• _Your instructions_
Print every line of the data word for word.

--------------------------------

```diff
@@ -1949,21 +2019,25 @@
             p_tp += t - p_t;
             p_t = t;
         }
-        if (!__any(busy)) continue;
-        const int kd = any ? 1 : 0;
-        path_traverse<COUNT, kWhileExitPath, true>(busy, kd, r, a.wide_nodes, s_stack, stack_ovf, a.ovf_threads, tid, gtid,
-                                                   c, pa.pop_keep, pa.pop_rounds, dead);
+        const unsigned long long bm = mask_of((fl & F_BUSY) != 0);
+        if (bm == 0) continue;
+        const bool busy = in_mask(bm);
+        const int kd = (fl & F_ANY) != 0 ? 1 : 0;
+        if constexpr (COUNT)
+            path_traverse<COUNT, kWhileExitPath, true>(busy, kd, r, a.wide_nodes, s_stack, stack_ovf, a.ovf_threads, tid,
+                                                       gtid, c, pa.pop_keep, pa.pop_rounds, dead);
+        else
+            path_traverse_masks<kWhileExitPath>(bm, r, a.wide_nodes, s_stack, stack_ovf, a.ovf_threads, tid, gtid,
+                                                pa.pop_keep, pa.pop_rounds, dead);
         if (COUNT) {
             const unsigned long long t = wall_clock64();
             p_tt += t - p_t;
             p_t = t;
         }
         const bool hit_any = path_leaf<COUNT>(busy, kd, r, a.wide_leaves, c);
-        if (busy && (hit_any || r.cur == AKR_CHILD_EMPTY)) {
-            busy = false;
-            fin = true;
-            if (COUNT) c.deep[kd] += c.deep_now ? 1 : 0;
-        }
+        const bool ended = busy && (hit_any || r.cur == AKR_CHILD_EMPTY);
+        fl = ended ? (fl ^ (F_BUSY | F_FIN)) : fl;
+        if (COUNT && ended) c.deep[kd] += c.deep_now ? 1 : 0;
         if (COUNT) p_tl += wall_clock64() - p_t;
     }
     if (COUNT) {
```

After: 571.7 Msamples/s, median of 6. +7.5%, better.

--------------------------------

• _Response for this exercise_
```diff
@@ -1949,21 +2019,25 @@
             p_tp += t - p_t;
             p_t = t;
         }
-        if (!__any(busy)) continue;
-        const int kd = any ? 1 : 0;
-        path_traverse<COUNT, kWhileExitPath, true>(busy, kd, r, a.wide_nodes, s_stack, stack_ovf, a.ovf_threads, tid, gtid,
-                                                   c, pa.pop_keep, pa.pop_rounds, dead);
+        const unsigned long long bm = mask_of((fl & F_BUSY) != 0);
+        if (bm == 0) continue;
+        const bool busy = in_mask(bm);
+        const int kd = (fl & F_ANY) != 0 ? 1 : 0;
+        if constexpr (COUNT)
+            path_traverse<COUNT, kWhileExitPath, true>(busy, kd, r, a.wide_nodes, s_stack, stack_ovf, a.ovf_threads, tid,
+                                                       gtid, c, pa.pop_keep, pa.pop_rounds, dead);
+        else
+            path_traverse_masks<kWhileExitPath>(bm, r, a.wide_nodes, s_stack, stack_ovf, a.ovf_threads, tid, gtid,
+                                                pa.pop_keep, pa.pop_rounds, dead);
         if (COUNT) {
             const unsigned long long t = wall_clock64();
             p_tt += t - p_t;
             p_t = t;
         }
         const bool hit_any = path_leaf<COUNT>(busy, kd, r, a.wide_leaves, c);
-        if (busy && (hit_any || r.cur == AKR_CHILD_EMPTY)) {
-            busy = false;
-            fin = true;
-            if (COUNT) c.deep[kd] += c.deep_now ? 1 : 0;
-        }
+        const bool ended = busy && (hit_any || r.cur == AKR_CHILD_EMPTY);
+        fl = ended ? (fl ^ (F_BUSY | F_FIN)) : fl;
+        if (COUNT && ended) c.deep[kd] += c.deep_now ? 1 : 0;
         if (COUNT) p_tl += wall_clock64() - p_t;
     }
     if (COUNT) {
```

After: 571.7 Msamples/s, median of 6. +7.5%, better.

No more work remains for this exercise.